Aunt Jewel’s devotion to her cactus plants was no doubt excessive, but she was very fond of excess, to put it a bit on the mild side.

And that was the other major thing she had in common with Aunt Abba: they both loved things–vast, excessive, mind-numbing quantities of things. The more tacky and worthless and peculiar-looking their things were, the better.

They collected knickknacks and figurines of all kinds, in plaster, plastic, and porcelain; bowls of rubber or plastic fruit, flowers and vegetables; enormous piles of costume jewelry in Bakelite, plastic and glass; black velvet paintings of celebrities or hillside Tuscan villages, and vast closets full of  polyester double-knit pantsuits in every pastel and Day-Glo color available.

At the very heart of the frenemy status of the two aunts was an intense, fought-to-the-death shopping competition. They both haunted discount stores with names like Pic ‘N Save, Two Guys, Sir Save-a-Lot, Wheelin’ & Dealin’, and Pixie Pack ‘N Pay, as they pursued their quest for things, more things, and even more things.

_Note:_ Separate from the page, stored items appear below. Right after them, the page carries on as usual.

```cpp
int mslam_tsdf_lookup7(void* table, uint64_t capacity, const float* points, int n, const float* pose,
                       double voxel_size, double* out, void* stream);
int mslam_tsdf_query_lookup(const double* lookup, int n, double voxel_size, double min_weight, double* value,
                            double* grad, uint8_t* status, void* stream);
int mslam_tsdf_pose_step_lookup(const double* lookup, const float* points, const float* conf, int n, float* pose,
                                int points_in_camera_frame, double voxel_size, double min_weight, double lambda,
                                double damping, int update_pose, double* H_out, double* b_out, int* used_out,
                                void* workspace, size_t workspace_bytes, void* stream);

size_t mslam_tsdf_mesh_workspace_bytes(uint64_t capacity);
int mslam_tsdf_mesh_keys(void* table, uint64_t capacity, double min_weight, int64_t* sort_keys, void* stream);
int mslam_tsdf_mesh_count(void* table, uint64_t capacity, double min_weight, double level, const int64_t* sorted_keys,
                          const int64_t* order, int32_t* counts, void* workspace, size_t workspace_bytes, void* stream);
int mslam_tsdf_mesh_emit(void* table, uint64_t capacity, double voxel_size, double min_weight, double level,
                         const int64_t* sorted_keys, const int64_t* order, const int64_t* vbase, const int64_t* fbase,
                         void* workspace, size_t workspace_bytes, float* vertices, float* normals, int32_t* faces,
                         int64_t n_vertices, int64_t n_faces, void* stream);
int mslam_tsdf_load(void* table, uint64_t capacity, const int64_t* keys, const double* tsdf, const double* weight,
                    int n, void* stream);

size_t mslam_tsdf_render_workspace_bytes(uint64_t capacity);
int mslam_tsdf_render_blocks(void* table, uint64_t capacity, double min_weight, void* workspace, size_t workspace_bytes,
                             void* stream);
int mslam_tsdf_render(void* table, uint64_t capacity, const float* rays, int h, int w, const float* pose8,
                      double voxel_size, double min_weight, double level, double near, double far, double step, int skip,
                      const void* workspace, size_t workspace_bytes, float* range, float* normal, uint8_t* hit,
                      void* stream);

size_t mslam_tsdf_color_bytes(uint64_t capacity);
int mslam_tsdf_color_init(void* color, size_t color_bytes, uint64_t capacity, void* stream);
int mslam_tsdf_integrate_color(void* table, uint64_t capacity, void* color, const float* points_world,
                               const double* conf, const float* rgb, const float* cam_origin, int n_points,
                               double voxel_size, double trunc, double step_scale, void* stream);
int mslam_tsdf_color_rehash(void* old_table, uint64_t old_capacity, const void* old_color, void* new_table,
                            uint64_t new_capacity, void* new_color, void* stream);
int mslam_tsdf_color_dump(void* table, uint64_t capacity, const void* color, const int64_t* keys, int n, uint64_t* sums,
                          void* stream);
int mslam_tsdf_color_load(void* table, uint64_t capacity, void* color, const int64_t* keys, const uint64_t* sums, int n,
                          void* stream);
int mslam_tsdf_color_sample(void* table, uint64_t capacity, const void* color, const float* points, int n, int image_w,
                            double voxel_size, double default_r, double default_g, double default_b, float* out_rgb,
                            uint8_t* out_count, void* stream);

int mslam_mast3r_create(void** handle_out, const int* cfg9_host, void* const* weight_ptrs_host,
                        const long long* weight_numels_host, int n_weights, void* stream);
int mslam_mast3r_destroy(void* handle);
size_t mslam_mast3r_workspace_bytes(void* handle, int batch, int H, int W);

int mslam_mast3r_encode(void* handle, const float* img, int batch, int H, int W, float* feat_out,
                        void* workspace, size_t workspace_bytes, void* stream);

int mslam_mast3r_decode(void* handle, const float* feat1, const float* feat2, int batch, int H, int W,
                        float* X1, float* C1, float* D1, float* Q1, float* X2, float* C2, float* D2,
                        float* Q2, float* dec_last1, float* dec_last2, void* workspace,
                        size_t workspace_bytes, void* stream);

size_t mslam_track_workspace_bytes(int n_points);
int mslam_track_pose(int use_calib, float* T_rel, const float* Xf, const float* Xk, const int64_t* idx_f2k,
                     const float* Qk, const uint8_t* valid, int n_points, const float* K, int width,
                     int height, float sigma_a, float sigma_b, float huber, int pixel_border, float z_eps,
                     int first_iter, int max_iters, float rel_error, float delta_norm, void* status_out, void* workspace,
                     size_t workspace_bytes, void* stream);

size_t mslam_track_prepare_workspace_bytes(int n_points);
int mslam_track_prepare(const int64_t* idx_f2k, const uint8_t* valid_match, const float* Qff, const float* Qkf,
                        const float* Cf_sum, float inv_nf, const float* Ck_sum, float inv_nk, float C_conf, float Q_conf,
                        int n_points, const float* T_WCk, const float* T_WCf, float* Qk, float* Ck_avg,
                        uint8_t* valid_opt, uint8_t* valid_kf, float* T_rel, void* workspace, size_t workspace_bytes,
                        void* stream);
int mslam_track_verdict(const void* prepare_workspace, const void* status, int n_points, float* verdict6, void* stream);
int mslam_track_fuse(const float* T_WCk, const float* T_rel, const float* Xkf, const float* Ckf, const float* X_canon,
                     const float* C, int n_points, float* T_WCf, float* X_new, float* C_new, void* stream);

int mslam_gemm_bf16(const void* A, const void* W, const float* bias, const void* residual_f32, void* out,
                    int M, int N, int K, int act, int out_is_bf16, void* stream);
int mslam_gemm_tile_override(int M, int N, int K, int cfg);
int mslam_gemm_profile_begin(int M, int N, int K, int max_samples);
int mslam_gemm_profile_end(double* avg_us, double* min_us, int* samples);
int mslam_conv2d_nhwc_bf16(const void* in, const void* W, const float* bias, const void* residual_bf16,
                           void* out_bf16, int B, int H, int Wd, int Cin, int Cout, int ks, int stride,
                           int relu_in, int act, void* stream);
int mslam_attention_bf16(const void* Q, const void* K, const void* VT, void* O, int batch, int heads,
                         int nq, int nk, void* stream);
int mslam_layernorm_f32(const float* x, const float* w, const float* b, void* out_bf16, float* out_f32,
                        int rows, int D, float eps, void* stream);

size_t mslam_tsdf_local_workspace_bytes(int n_points);
int mslam_tsdf_local_build(const float* X_world, const float* C, const float* origin, const float* xyz_min,
                           const float* xyz_max, int n_points, int nx, int ny, int nz, double voxel_size,
                           double trunc, float min_confidence, float* tsdf, float* weights, void* workspace,
                           size_t workspace_bytes, void* stream);
int mslam_tsdf_local_raycast(const float* tsdf, int nx, int ny, int nz, const float* xyz_min,
                             const float* xyz_max, const float* X_original, const int64_t* sel_pix, int n_sel,
                             int n_samples, float max_displacement, float* surf, uint8_t* hit, void* stream);

int mslam_quality_reduce_grid(const float* x, const float* y, const uint8_t* valid, int h, int w, int ps, int mode,
                              double c_thr, double q_thr, float* out, void* stream);
int mslam_quality_classify(const float* delta_cov, const float* r, const float* u, int n, float thr_zr, float thr_zu,
                           float thr_dc, int64_t* cls, float* pri, void* stream);

int mslam_room_pair(const float* ki, const float* kj, int batch, int h, int w, int n_frames, double fx, double fy,
                    double cx, double cy, double noise, const double* Wm_3x24, const double* phase_24, float* X1,
                    float* C1, float* D1, float* Q1, float* X2, float* C2, float* D2, float* Q2, void* stream);

int mslam_remap_bilinear_u8(const uint8_t* src, int src_h, int src_w, int channels, const float* mapx,
                            const float* mapy, uint8_t* dst, int dst_h, int dst_w, void* stream);

int mslam_gemm_f64(const void* A, int a_is_f32, const void* B, int b_is_f32, int b_transposed, const double* centre,
                   const double* bias, double* out, int M, int N, int K, void* stream);

int mslam_asmk_aggregate(const float* des, const float* centroids, const int64_t* assign, const int64_t* uniq_words,
                         uint32_t* sig_out, int n_des, int m_assign, int dim, int n_uniq, int n_centroids, void* stream);
int mslam_asmk_search(const int32_t* entry_word, const uint32_t* entry_sig, const int32_t* img_start, int n_images,
                      const int32_t* q_words, const uint32_t* q_sig, int n_q, int sig_words, float similarity_threshold,
                      float alpha, double* scores, void* stream);

#ifdef __cplusplus
}
#endif
#endif
```

### mast3r-slam-quality-dualtsdf_amd/csrc/tracker.hip

```cpp
#include "common.h"
#include "sim3.h"

namespace mslam {

constexpr int kTAcc = 36;

struct TrackState {
  int done;
  int iters;
  int chol_fail;
  float old_cost;
  float last_cost;
  float last_delta_norm;
  float pad0, pad1;
};

struct TrackParams {
  float inv_sigma_a, inv_sigma_b;
  float huber_k;
  const float* K;
  float border_lo, border_hi_u, border_hi_v, z_eps;
  int width;
};

__device__ __forceinline__ float huber_k(float r, float k) {
  const float a = fabsf(r);
  return a < k ? 1.0f : k / a;
}

template <unsigned NZ>
__device__ __forceinline__ void taccum_row(float (&acc)[kTAcc], const float (&x)[7], float w, float err) {
  const float we = w * err;
  int l = 0;
#pragma unroll
  for (int n = 0; n < 7; n++) {
    const float wx = w * x[n];
#pragma unroll
    for (int m = 0; m <= n; m++) {
      if (((NZ >> n) & 1u) && ((NZ >> m) & 1u)) acc[l] = fmaf(wx, x[m], acc[l]);
      l++;
    }
    if ((NZ >> n) & 1u) acc[28 + n] = fmaf(we, x[n], acc[28 + n]);
  }
  acc[35] = fmaf(we, err, acc[35]);
}

template <int CALIB>
__global__ __launch_bounds__(256) void track_accum_kernel(const TrackState* __restrict__ st,
                                                          const float* __restrict__ T,
                                                          const float* __restrict__ Xf, const float* __restrict__ Xk,
                                                          const int64_t* __restrict__ idx, const float* __restrict__ Qk,
                                                          const uint8_t* __restrict__ valid, int n, TrackParams P,
                                                          float* __restrict__ partial) {
  if (st->done) return;
  const Sim3f Tr = sim3_load(T);
  float R[9];
  quat_to_mat(Tr.q, R);
  float acc[kTAcc];
#pragma unroll
  for (int l = 0; l < kTAcc; l++) acc[l] = 0.0f;
  for (int k = blockIdx.x * 256 + threadIdx.x; k < n; k += gridDim.x * 256) {
    const long long j = idx[k];
    const float xf0 = Xf[j * 3], xf1 = Xf[j * 3 + 1], xf2 = Xf[j * 3 + 2];
    const float xk0 = Xk[(size_t)k * 3], xk1 = Xk[(size_t)k * 3 + 1], xk2 = Xk[(size_t)k * 3 + 2];
    const float p0 = Tr.s * (R[0] * xf0 + R[1] * xf1 + R[2] * xf2) + Tr.t[0];
    const float p1 = Tr.s * (R[3] * xf0 + R[4] * xf1 + R[5] * xf2) + Tr.t[1];
    const float p2 = Tr.s * (R[6] * xf0 + R[7] * xf1 + R[8] * xf2) + Tr.t[2];
    const float vq = valid[k] ? sqrtf(Qk[k]) : 0.0f;
    if constexpr (CALIB == 0) {
      const float nk = sqrtf(xk0 * xk0 + xk1 * xk1 + xk2 * xk2), nk_inv = 1.0f / nk;
      const float n2 = p0 * p0 + p1 * p1 + p2 * p2;
      const float np = sqrtf(n2), np_inv = 1.0f / np;
      const float r0 = p0 * np_inv, r1 = p1 * np_inv, r2 = p2 * np_inv;
      const float e0 = r0 - xk0 * nk_inv, e1 = r1 - xk1 * nk_inv, e2 = r2 - xk2 * nk_inv, e3 = np - nk;
      const float sa = P.inv_sigma_a * vq, sb = P.inv_sigma_b * vq;
      const float w0 = huber_k(sa * e0, P.huber_k) * sa * sa, w1 = huber_k(sa * e1, P.huber_k) * sa * sa;
      const float w2 = huber_k(sa * e2, P.huber_k) * sa * sa, w3 = huber_k(sb * e3, P.huber_k) * sb * sb;
      const float n3 = np_inv / n2;
      const float dxx = np_inv - p0 * p0 * n3, dyy = np_inv - p1 * p1 * n3, dzz = np_inv - p2 * p2 * n3;
      const float dxy = -p0 * p1 * n3, dxz = -p0 * p2 * n3, dyz = -p1 * p2 * n3;
      { const float x[7] = {dxx, dxy, dxz, 0.0f, r2, -r1, 0.0f}; taccum_row<0b0110111>(acc, x, w0, e0); }
      { const float x[7] = {dxy, dyy, dyz, -r2, 0.0f, r0, 0.0f}; taccum_row<0b0101111>(acc, x, w1, e1); }
      { const float x[7] = {dxz, dyz, dzz, r1, -r0, 0.0f, 0.0f}; taccum_row<0b0011111>(acc, x, w2, e2); }
      { const float x[7] = {r0, r1, r2, 0.0f, 0.0f, 0.0f, np}; taccum_row<0b1000111>(acc, x, w3, e3); }
    } else {
      const float Pfx = P.K[0], Pfy = P.K[4], Pcx = P.K[2], Pcy = P.K[5];
      const float uk = (float)(k % P.width), vk = (float)(k / P.width);
      const bool valid_meas = xk2 > P.z_eps;
      const float lzk = valid_meas ? logf(xk2) : 0.0f;
      const float zinv = 1.0f / p2;
      const float u = Pfx * p0 * zinv + Pcx, v = Pfy * p1 * zinv + Pcy;
      const bool valid_z = p2 > P.z_eps;
      const bool valid_p = (u > P.border_lo) && (u < P.border_hi_u) && (v > P.border_lo) && (v < P.border_hi_v) && valid_z;
      const float lz = valid_z ? logf(p2) : 0.0f;
      const float gate = (valid_p && valid_meas) ? vq : 0.0f;
      const float e0 = u - (valid_meas ? uk : 0.0f), e1 = v - (valid_meas ? vk : 0.0f), e2 = lz - lzk;
      const float sa = P.inv_sigma_a * gate, sb = P.inv_sigma_b * gate;
      const float w0 = huber_k(sa * e0, P.huber_k) * sa * sa, w1 = huber_k(sa * e1, P.huber_k) * sa * sa;
      const float w2 = huber_k(sb * e2, P.huber_k) * sb * sb;
      const float xz = p0 * zinv, yz = p1 * zinv;
      if (gate > 0.0f) {
        { const float x[7] = {Pfx * zinv, 0.0f, -Pfx * xz * zinv, -Pfx * xz * yz, Pfx * (1.0f + xz * xz), -Pfx * yz, 0.0f};
          taccum_row<0b0111101>(acc, x, w0, e0); }
        { const float x[7] = {0.0f, Pfy * zinv, -Pfy * yz * zinv, -Pfy * (1.0f + yz * yz), Pfy * xz * yz, Pfy * xz, 0.0f};
          taccum_row<0b0111110>(acc, x, w1, e1); }
        { const float x[7] = {0.0f, 0.0f, zinv, yz, -xz, 0.0f, 1.0f}; taccum_row<0b1011100>(acc, x, w2, e2); }
      }
    }
  }
  __shared__ float red[4][kTAcc];
  const int lane = threadIdx.x & 63, wid = threadIdx.x >> 6;
#pragma unroll
  for (int l = 0; l < kTAcc; l++) {
    const float s = wave_sum(acc[l]);
    if (lane == 0) red[wid][l] = s;
  }
  __syncthreads();
  if (threadIdx.x < kTAcc)
    partial[(size_t)blockIdx.x * kTAcc + threadIdx.x] =
        (red[0][threadIdx.x] + red[1][threadIdx.x]) + (red[2][threadIdx.x] + red[3][threadIdx.x]);
}
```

Prisoners were never taken, and mercy was never granted. They kept up their competitive shopping for fifteen, eighteen, twenty years—I’m not sure exactly sure of the dates involved, because they knew each other long before I was even born. And a truce was never even contemplated, if memory serves me well.

It went like this: if Aunt Abba bought a new bunch of plastic bananas at the Fontana Pic ‘N Save to add to the vast fake fruit collection proudly displayed on her dining room table, Aunt Jewel would buy two of them. And then call Abba on the phone afterward, providing a lengthy, highly detailed play-by-play of her shopping triumph.

Aunt Abba would listen patiently and pretend enthusiasm for Aunt Jewel’s competitive purchases, but she always managed to get in her own subtle digs, too.

“Yes, Jewel, that’s wonderful, dear. I’m so glad you found those cute bananas on sale for two for a dollar. When I bought mine, they were a dollar apiece—highway robbery. Although I do think the ones they put out later for sale weren’t as nice as the ones they had earlier. Mine has a sticker on the bottom that says ‘hand-painted in Korea.’ “

And of course, when they hung up, Aunt Jewel would run off to find her two new bunches of fake bananas, grimly in pursuit of certain stickers reading “hand-painted in Korea.” And God help the hapless manager of the Fontana, California Pic ‘N Save if there were no such stickers to be found on Aunt Jewel’s bananas.